Saw your post on the cornwall thread. My OMER Cayman Carbon 75 has a full length rail running from the mechanism to the end of the muzzle. Not easy to discern in the picture I posted.
 
Just need the weather now Lazuli. I'm currently using the hybrid solution: screw-in bands with dyneema wishbone but I anticipate getting peeved with that and moving to full bulk rubber solution pretty quickly.
Compatability does not have to do with the thickness of the rubber, but with the step of the threads. Talking in general, Picasso and Cressi threads don't fit in Omer threads. All the other brands are quite compatable....

Spaghetti, the main reason for posting, I have a question for you (and/or other forum members).
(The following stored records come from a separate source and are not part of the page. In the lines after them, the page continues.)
static int run_convf1(const Plan& p, const float* blob, const float* flow, int64_t fbs, float* out, int B, int H, int W,
                      hipStream_t s) {
    const int tiles_x = cdiv(W, 32), tiles_y = cdiv(H, 8);
    dim3 grid(tiles_x * tiles_y, 8, B), block(256);
    const Lay lay = make_lay(H, W, true);
    const int64_t n = lay.plane;
    if (p.d.flow_channels == 1)
        hipLaunchKernelGGL(convf1_kernel<1>, grid, block, 0, s, flow, (long)fbs, blob + p.f1_w, blob + p.f1_b, out, (long)(128 * n), H, W, tiles_x, lay);
    else
        hipLaunchKernelGGL(convf1_kernel<2>, grid, block, 0, s, flow, (long)fbs, blob + p.f1_w, blob + p.f1_b, out, (long)(128 * n), H, W, tiles_x, lay);
    NND_LAUNCH_CHECK();
    return debug_sync("encoder.convf1", s);
}

static int run_fc2(const Plan& p, const float* blob, const Bufs& w, float* delta_dst, int advance, bool absolute, int B, int H,
                   int W, hipStream_t s) {
    const int hid = p.d.hidden_dim, ctx = p.d.context_dim, fc = p.d.flow_channels, hxC = 2 * hid + ctx;
    const Lay lay = make_lay(H, W, true);
    const int64_t n = lay.plane;
    const int tiles_x = cdiv(W, 8);
    dim3 grid(tiles_x * cdiv(H, 4), 1, B), block(512);
    const size_t lds = fc2_lds_bytes(hid, fc);
    NND_REQUIRE(hid % 16 == 0 && lds <= 64 * 1024, "flow_head.conv2: hidden_dim %d not supported", hid);
    NND_REQUIRE(advance != 1 || fc == 1, "flow_head.conv2: the coordinate advance needs flow_channels == 1");
    float* hx_flow = w.hx + ws_chan(hxC - fc, n);
    const int hx_cs = (int)(ws_chan(hxC - fc + 1, n) - ws_chan(hxC - fc, n));
    if (fc == 1)
        hipLaunchKernelGGL(flow_head2_kernel<1>, grid, block, lds, s, w.fm, (long)(3 * hid * n), hid, blob + p.fc2_w, blob + p.fc2_b,
                           delta_dst, w.coords, w.flow, hx_flow, (long)(hxC * n), hx_cs, ws_pm(), ws_c4() ? 1 : 0, H, W, tiles_x, advance, absolute ? 1 : 0, lay);
    else
        hipLaunchKernelGGL(flow_head2_kernel<2>, grid, block, lds, s, w.fm, (long)(3 * hid * n), hid, blob + p.fc2_w, blob + p.fc2_b,
                           delta_dst, w.coords, w.flow, hx_flow, (long)(hxC * n), hx_cs, ws_pm(), ws_c4() ? 1 : 0, H, W, tiles_x, advance == 2 ? 2 : 0, 0, lay);
    NND_LAUNCH_CHECK();
    return debug_sync("flow_head.conv2", s);
}

static int calib_flow_branch(const Plan& p, const float* blob, const Bufs& w, const float* flow, int B, int H, int W, hipStream_t s) {
    if (!calibrating() || !p.L[C_F2].range_scaled()) return NND_OK;
    const int64_t n = tiled_plane(H, W);
    int rc = run_convf1(p, blob, flow, (int64_t)p.d.flow_channels * n, w.f1, B, H, W, s);
    if (rc != NND_OK) return rc;
    return calib_amax_act(Act{w.f1, 128 * n, 128}, make_lay(H, W, true), B, H, W, blob + p.L[C_F2].tail_off(), s);
}

static int run_flow_branch(const Plan& p, const float* blob, const Bufs& w, const float* flow, Act corr, int B, int H, int W,
                           hipStream_t s) {
    const int fc = p.d.flow_channels;
    const int64_t n = tiled_plane(H, W);
    if (flow_branch_supported(p.L[C_F2], fc) && !switches().no_fused_flow_branch) {
        if (int rc0 = calib_flow_branch(p, blob, w, flow, B, H, W, s)) return rc0;
        const ConvIO io = conv_io(p, w, C_F2, corr, n, nullptr, nullptr);
        int rc = launch_flow_branch(p.L[C_F2], blob, blob + p.f1_wt, blob + p.f1_b, flow, (int64_t)fc * n, fc, io, B, H, W, s);
        if (rc != NND_OK) return rc;
        return debug_sync("encoder.convf1+convf2", s);
    }
    int rc = run_convf1(p, blob, flow, (int64_t)fc * n, w.f1, B, H, W, s);
    if (rc != NND_OK) return rc;
    return run_conv(p, blob, w, C_F2, corr, nullptr, nullptr, B, H, W, s);
}

static int run_update(const Plan& p, const float* blob, const Bufs& w, Act corr, const float* flow, float* mask_dst,
                      float* delta_dst, int B, int H, int W, hipStream_t s) {
    int rc;
    NND_TRY(run_conv(p, blob, w, C_C1, corr, nullptr, nullptr, B, H, W, s));
    NND_TRY(run_conv(p, blob, w, C_C2, corr, nullptr, nullptr, B, H, W, s));
    NND_TRY(run_flow_branch(p, blob, w, flow, corr, B, H, W, s));
    NND_TRY(run_conv(p, blob, w, C_CV, corr, nullptr, nullptr, B, H, W, s));
    NND_TRY(run_conv(p, blob, w, C_ZR1, corr, nullptr, nullptr, B, H, W, s));
    NND_TRY(run_conv(p, blob, w, C_Q1, corr, nullptr, nullptr, B, H, W, s));
    if (p.sep) {
        NND_TRY(run_conv(p, blob, w, C_ZR2, corr, nullptr, nullptr, B, H, W, s));
        NND_TRY(run_conv(p, blob, w, C_Q2, corr, nullptr, nullptr, B, H, W, s));
    }
    NND_TRY(run_conv(p, blob, w, C_FHM, corr, nullptr, nullptr, B, H, W, s));
    NND_TRY(run_fc2(p, blob, w, delta_dst, 0, false, B, H, W, s));
    if (mask_dst) NND_TRY(run_conv(p, blob, w, C_M2, corr, mask_dst, nullptr, B, H, W, s));
    return NND_OK;
}

int to_tiled(const float* src, float* dst, int64_t dbs, int B, int C, int H, int W, hipStream_t s, int c0, bool c4) {
    const long total = (long)B * C * H * W;
    hipLaunchKernelGGL(to_tiled_kernel, dim3((unsigned)cdiv64(total, 256)), dim3(256), 0, s, src, dst, (long)dbs, c0, B, C, H, W,
                       make_lay(H, W, true, c4));
    NND_LAUNCH_CHECK();
    return NND_OK;
}
int from_tiled(const float* src, int64_t sbs, float* dst, int B, int C, int H, int W, hipStream_t s, int c0, bool c4) {
    const long total = (long)B * C * H * W;
    hipLaunchKernelGGL(from_tiled_kernel, dim3((unsigned)cdiv64(total, 256)), dim3(256), 0, s, src, (long)sbs, c0, dst, B, C, H, W,
                       make_lay(H, W, true, c4));
    NND_LAUNCH_CHECK();
    return NND_OK;
}


}

using namespace nnd;

extern "C" {

int nnd_update_block_num_tensors(const nnd_update_block_desc* desc) {
    Plan p;
    if (make_plan(desc, &p) != NND_OK) return NND_ERR_INVALID;
    return p.num_tensors;
}

int64_t nnd_update_block_packed_floats(const nnd_update_block_desc* desc) {
    Plan p;
    if (make_plan(desc, &p) != NND_OK) return NND_ERR_INVALID;
    return p.total;
}

int nnd_update_block_pack(const nnd_update_block_desc* desc, const float* const* t, float* out) {
    Plan p;
    int rc = make_plan(desc, &p);
    if (rc != NND_OK) return rc;
    NND_REQUIRE(t && out, "update_block_pack: null pointer");
    for (int i = 0; i < p.num_tensors; ++i) NND_REQUIRE(t[i], "update_block_pack: tensor %d is null", i);
    const int hid = p.d.hidden_dim, fc = p.d.flow_channels;
    memset(out, 0, sizeof(float) * p.total);
    auto one = [&](int id, int ti) {
        const float* w[1] = {t[ti]};
        const float* b[1] = {t[ti + 1]};
        int co[1] = {p.L[id].Cout};
        pack_conv(p.L[id], 1, w, b, co, out);
    };
    auto two = [&](int id, int ta, int tb, int ca, int cb) {
        const float* w[2] = {t[ta], t[tb]};
        const float* b[2] = {t[ta + 1], t[tb + 1]};
        int co[2] = {ca, cb};
        pack_conv(p.L[id], 2, w, b, co, out);
    };
    one(C_C1, 0);
    one(C_C2, 2);
    memcpy(out + p.f1_w, t[4], sizeof(float) * 128 * fc * 49);
    memcpy(out + p.f1_b, t[5], sizeof(float) * 128);
    for (int ch = 0; ch < 128; ++ch)
        for (int k = 0; k < fc * 49; ++k) out[p.f1_wt + (int64_t)k * 128 + ch] = t[4][(int64_t)ch * fc * 49 + k];
    one(C_F2, 6);
    one(C_CV, 8);
    const int ctx = p.d.context_dim, gin = 2 * hid + ctx;
    std::vector<int> map_x(2 * hid), map_c(ctx);
    for (int i = 0; i < hid; ++i) {
        map_x[i] = i;
        map_x[hid + i] = hid + ctx + i;
    }
    for (int i = 0; i < ctx; ++i) map_c[i] = hid + i;
    auto gru = [&](int pass, int tz, int tr, int tq) {
        const int zr = pass == 0 ? C_ZR1 : C_ZR2, q = pass == 0 ? C_Q1 : C_Q2;
        two(zr, tz, tr, hid, hid);
        one(q, tq);
        const float* wzr[2] = {t[tz], t[tr]};
        const float* bzr[2] = {t[tz + 1], t[tr + 1]};
        const float* nob[2] = {nullptr, nullptr};
        int czr[2] = {hid, hid};
        pack_conv(p.L[zr - C_ZR1 + C_ZR1X], 2, wzr, nob, czr, out, map_x.data(), gin);
        pack_conv(p.L[zr - C_ZR1 + C_ZR1C], 2, wzr, bzr, czr, out, map_c.data(), gin);
// ... 132 lines not shown
                          int64_t up_iter_stride, float* low_out, float* net_out, float* workspace, int B, int H, int W,
                          int rate, int iters, void* stream, const float* geo_pyramid = nullptr, int groups = 1,
                          const CreArgs* cre = nullptr, const float* interleaved = nullptr, int flat_groups = 0) {
    Plan p;
    int rc = make_plan(desc, &p);
    if (rc != NND_OK) return rc;
    const bool last_flag = (p.d.flags & NND_FLAG_LAST_UPSAMPLE_ONLY) != 0;
    NND_REQUIRE(!last_flag || up_iter_stride == 0,
                "refine: NND_FLAG_LAST_UPSAMPLE_ONLY writes one upsampled map, so up_iter_stride must be 0 (got %lld)", (long long)up_iter_stride);
    const bool last_only = last_flag && !(p.d.flags & NND_FLAG_CALIBRATE);
    NND_REQUIRE(packed && (pyramid || cre) && net && inp && up_out && workspace, "refine: null pointer");
    const bool igev = geo_pyramid != nullptr;
    const int fc = p.d.flow_channels;
    if (cre) {
        NND_REQUIRE(fc == 2 && p.d.cor_planes == 36, "cre_stereo_refine: needs flow_channels 2 and cor_planes 36");
        NND_REQUIRE(cre->f1 && cre->f2 && (cre->extra || cre->warped), "cre_stereo_refine: null feature map / scratch");
        NND_REQUIRE(cre->extra || cre->warped_floats >= (int64_t)B * cre->C * H * W,
                    "cre_stereo_refine: iter mode needs a scratch of B*C*H*W = %lld floats, got %lld", (long long)B * cre->C * H * W,
                    (long long)cre->warped_floats);
    } else {
        NND_REQUIRE(fc == 1, "raft_stereo_refine: flow_channels must be 1");
        NND_REQUIRE(p.d.cor_planes == num_levels * (2 * radius + 1) * (igev ? 2 * groups : (flat_groups > 0 ? flat_groups : 1)),
                    "refine: cor_planes %d does not match levels*(2r+1)%s", p.d.cor_planes, igev ? "*2*groups" : (flat_groups > 0 ? "*groups" : ""));
        NND_REQUIRE(!(igev && flat_groups > 0), "refine: the IGEV and the group-RAFT lookups exclude each other");
    }

    NND_REQUIRE(p.d.mask_channels == 9 * rate * rate, "raft_stereo_refine: mask_channels %d != 9*rate^2", p.d.mask_channels);
    NND_REQUIRE(B > 0 && H > 0 && W > 0 && iters > 0, "raft_stereo_refine: bad shape");
    CalibScope calib((p.d.flags & NND_FLAG_CALIBRATE) && split_range_scaled(p.d.arithmetic));
    hipStream_t s = (hipStream_t)stream;
    Bufs w;
    carve(p, B, H, W, workspace, &w);
    const int hid = p.d.hidden_dim, ctx = p.d.context_dim, hxC = 2 * hid + ctx;
    const Lay lay = make_lay(H, W, true);
    const int64_t n = lay.plane;
    NND_TRY(to_tiled(net, w.hx, hxC * n, B, hid, H, W, s, 0, ws_c4()));
    NND_TRY(to_tiled(inp, w.hx, hxC * n, B, ctx, H, W, s, hid, ws_c4()));
    float* hx_flow = w.hx + ws_chan(hxC - fc, n);
    const unsigned eg = (unsigned)cdiv64((int64_t)B * H * W, 256);
    if (cre) {
        if (disp_init) {
            NND_TRY(to_tiled(disp_init, w.flow, fc * n, B, fc, H, W, s));
            NND_TRY(to_tiled(disp_init, w.hx, hxC * n, B, fc, H, W, s, hxC - fc, ws_c4()));
        } else {
            NND_HIP_CHECK(hipMemsetAsync(w.flow, 0, sizeof(float) * B * fc * n, s));
            NND_TRY(to_tiled(nullptr, w.hx, hxC * n, B, fc, H, W, s, hxC - fc, ws_c4()));
        }
    } else {
        hipLaunchKernelGGL(init_coords_kernel, dim3(eg), dim3(256), 0, s, w.coords, w.flow, hx_flow, (long)(hxC * n), ws_pm(), disp_init, B, H,
                           W, igev ? 1 : 0, lay);
        NND_LAUNCH_CHECK();
    }
    const bool cre_cl = cre && cre->extra && cre->warped && cre->warped_floats >= 2 * (int64_t)B * cre->C * H * W &&
                        agcl_offset_cl_supported(cre->C) && !switches().agcl_v1;
    if (cre_cl) {
        NND_TRY(nchw_to_nhwc_launch(cre->f1, cre->warped, B, cre->C, H * W, s));
        NND_TRY(nchw_to_nhwc_launch(cre->f2, cre->warped + (int64_t)B * cre->C * H * W, B, cre->C, H * W, s));
    }
    Act c = act(w.corr, p.d.cor_planes * n, p.d.cor_planes);
    auto lookup = [&](hipStream_t st_, int it) -> int {
        if (cre) {
            if (cre->extra && cre_cl)
                return agcl_offset_cl_launch(cre->warped, cre->warped + (int64_t)B * cre->C * H * W, w.flow, cre->extra, w.corr, B, cre->C,
                                             H, W, it & 1, st_, true);
            if (cre->extra) return agcl_offset_launch(cre->f1, cre->f2, w.flow, cre->extra, w.corr, B, cre->C, H, W, it & 1, st_, true);
            return agcl_iter_launch(cre->f1, cre->f2, w.flow, cre->warped, w.corr, B, cre->C, H, W, it & 1, st_, true);
        }
        if (igev) return igev_lookup_launch(pyramid, geo_pyramid, w.coords, w.corr, B, groups, H, W, num_levels, radius, st_, true);
        if (flat_groups > 0) return group_lookup_flat_launch(pyramid, w.coords, w.corr, B, flat_groups, H, W, num_levels, radius, st_, true);
        return corr1d_lookup_launch(pyramid, w.coords, w.corr, B, H, W, num_levels, radius, st_, true);
    };
    for (int id : {(int)C_ZR1C, (int)C_Q1C, (int)C_ZR2C, (int)C_Q2C})
        if (p.sep || id < C_ZR2C) NND_TRY(run_conv(p, packed, w, id, c, nullptr, nullptr, B, H, W, s));
    const bool no_fuse_up = switches().no_fused_upsample;
    const bool no_fuse_lk = switches().no_fused_lookup;
    const bool fused_up = !no_fuse_up && mask_upsample_supported(rate, 2 * hid, fc);
    const bool fold_fh = fused_up && !cre && fc == 1 && mask_upsample_fold_supported(p.L[C_M2], hid) &&
                         (long)B * cdiv(H, 4) * cdiv(W, 8) <= 256 && !switches().no_folded_flow_head;
    float* coords_alt = w.mask;
    float* flow_alt = w.mask + ((int64_t)B * n + 63) / 64 * 64;
    const bool fused_lk = !cre && !no_fuse_lk && flat_groups == 0;
    const bool merged_fbl = fused_lk && !igev && !switches().no_merged_fb_lookup && !switches().no_fused_flow_branch &&
                            flow_branch_supported(p.L[C_F2], fc) && flow_branch_lookup_supported(p.L[C_F2].arith);
    auto loop_conv = [&](int id) -> int {
        probe_mark(id, s);
        const int rc_ = run_conv(p, packed, w, id, c, nullptr, nullptr, B, H, W, s);
        probe_mark(id, s);
        return rc_;
    };
    if (calibrating() && fused_lk && interleaved && p.L[C_C1].range_scaled() && igev_lookup_convc1_il_supported(groups, num_levels, radius))
        NND_TRY(calib_amax_flat(interleaved, nnd_igev_interleaved_floats(B, groups, H, W, num_levels), packed + p.L[C_C1].tail_off(), s));
    for (int it = 0; it < iters; ++it) {
        if (merged_fbl) {
            probe_mark(C_F2, s);
            NND_TRY(calib_flow_branch(p, packed, w, w.flow, B, H, W, s));
            const ConvIO fio = conv_io(p, w, C_F2, c, n, nullptr, nullptr);
            NND_TRY(flow_branch_lookup_launch(p.L[C_F2], packed, packed + p.f1_wt, packed + p.f1_b, w.flow, (int64_t)fc * n, fc, fio, pyramid,
                                              w.coords, p.L[C_C1], w.c1, 256 * n, B, H, W, num_levels, radius, s, ws_c4()));
            NND_TRY(debug_sync("encoder.convf1+convf2 | lookup+convc1", s));
            probe_mark(C_F2, s);
        } else {
        probe_mark(C_F2, s);
        NND_TRY(run_flow_branch(p, packed, w, w.flow, c, B, H, W, s));
        probe_mark(C_F2, s);
        if (fused_lk && interleaved && igev_lookup_convc1_il_supported(groups, num_levels, radius)) {
            NND_TRY(igev_lookup_convc1_il_launch(interleaved, groups, w.coords, p.L[C_C1], packed, w.c1, 256 * n, B, H, W, num_levels,
                                                 radius, s, ws_c4()));
            NND_TRY(debug_sync("lookup+convc1 (interleaved)", s));
        } else if (fused_lk && p.L[C_C1].arith == 0) {
            NND_TRY(lookup_convc1_launch(pyramid, geo_pyramid, groups, w.coords, p.L[C_C1], packed, w.c1, 256 * n, B, H, W,
                                         num_levels, radius, s, ws_c4()));
            NND_TRY(debug_sync("lookup+convc1", s));
        } else {
            NND_TRY(lookup(s, it));
            NND_TRY(debug_sync("lookup", s));
            NND_TRY(run_conv(p, packed, w, C_C1, c, nullptr, nullptr, B, H, W, s));
        }
        }
        NND_TRY(loop_conv(C_C2));
        NND_TRY(loop_conv(C_CV));
        NND_TRY(loop_conv(C_ZR1X));
        NND_TRY(loop_conv(C_Q1X));
        if (p.sep) {
            NND_TRY(loop_conv(C_ZR2X));
            NND_TRY(loop_conv(C_Q2X));
        }
        if (last_only && it + 1 < iters) {
            ConvIO io = conv_io(p, w, C_FHM, c, n, nullptr, nullptr);
            io.cout_need = hid;
            NND_TRY(launch_conv(p.L[C_FHM], packed, io, conv_epi(C_FHM), B, H, W, s));
            NND_TRY(debug_sync("flow_head.conv1", s));
            NND_TRY(run_fc2(p, packed, w, w.delta, cre ? 2 : 1, igev, B, H, W, s));
            continue;
        }
        NND_TRY(loop_conv(C_FHM));
        float* up_it = up_out + (int64_t)it * up_iter_stride;
        if (fold_fh) {
            MaskUpFlowHead fh;
            fh.x = w.fm; fh.xbs = (int64_t)3 * hid * n; fh.hid = hid;
            fh.w = packed + p.fc2_w; fh.bias = packed + p.fc2_b;
            fh.coords_in = w.coords; fh.coords_out = coords_alt; fh.flow_out = flow_alt; fh.delta_out = w.delta;
            fh.hx_flow = hx_flow; fh.hx_bs = (long)(hxC * n); fh.hx_pm = ws_pm(); fh.absolute = igev ? 1 : 0;
            NND_TRY(mask_upsample_launch(p.L[C_M2], packed, w.fm + hid * n, (int64_t)3 * hid * n, w.flow, up_it, B, H, W, rate, s,
                                         true, fc, ws_c4(), &fh));
            NND_TRY(debug_sync("flow_head.conv2 + mask.2 + upsample", s));
            std::swap(w.coords, coords_alt);
            std::swap(w.flow, flow_alt);
            continue;
        }
        NND_TRY(run_fc2(p, packed, w, w.delta, cre ? 2 : 1, igev, B, H, W, s));
        if (fused_up) {
            NND_TRY(mask_upsample_launch(p.L[C_M2], packed, w.fm + hid * n, (int64_t)3 * hid * n, w.flow, up_it, B, H, W, rate, s,
                                         true, fc, ws_c4()));
            NND_TRY(debug_sync("mask.2 + upsample", s));
        } else {
            NND_TRY(run_conv(p, packed, w, C_M2, c, w.mask, nullptr, B, H, W, s));
            NND_TRY(convex_upsample_launch(w.flow, w.mask, up_it, B, fc, H, W, rate, s, true));
            NND_TRY(debug_sync("convex upsample", s));
        }
    }
    if (low_out) NND_TRY(from_tiled(w.flow, fc * n, low_out, B, fc, H, W, s));
    if (net_out) NND_TRY(from_tiled(w.hx, hxC * n, net_out, B, hid, H, W, s, 0, ws_c4()));
    return NND_OK;
}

This screw-in adaptor:


... claims to work with "Cressi, Beauchat, Picasso, Omer, Mares, Spetton Demka and many more". Surely that can't be true, as my new Picasso wishbones won't fit my Omer XXV 18mm rubbers (or is it just the Omer XXV 18mm rubbers use a non-standard thread/size - "tell me it ain't so, Shoeless Joe")?

Also, I was a little confused by your original response: which use "standard threads" Omer/Cressi/Picasso/Cressi & Picasso/everybody except Cressi & Picasso/everybody except Omer, Cressi & Picasso?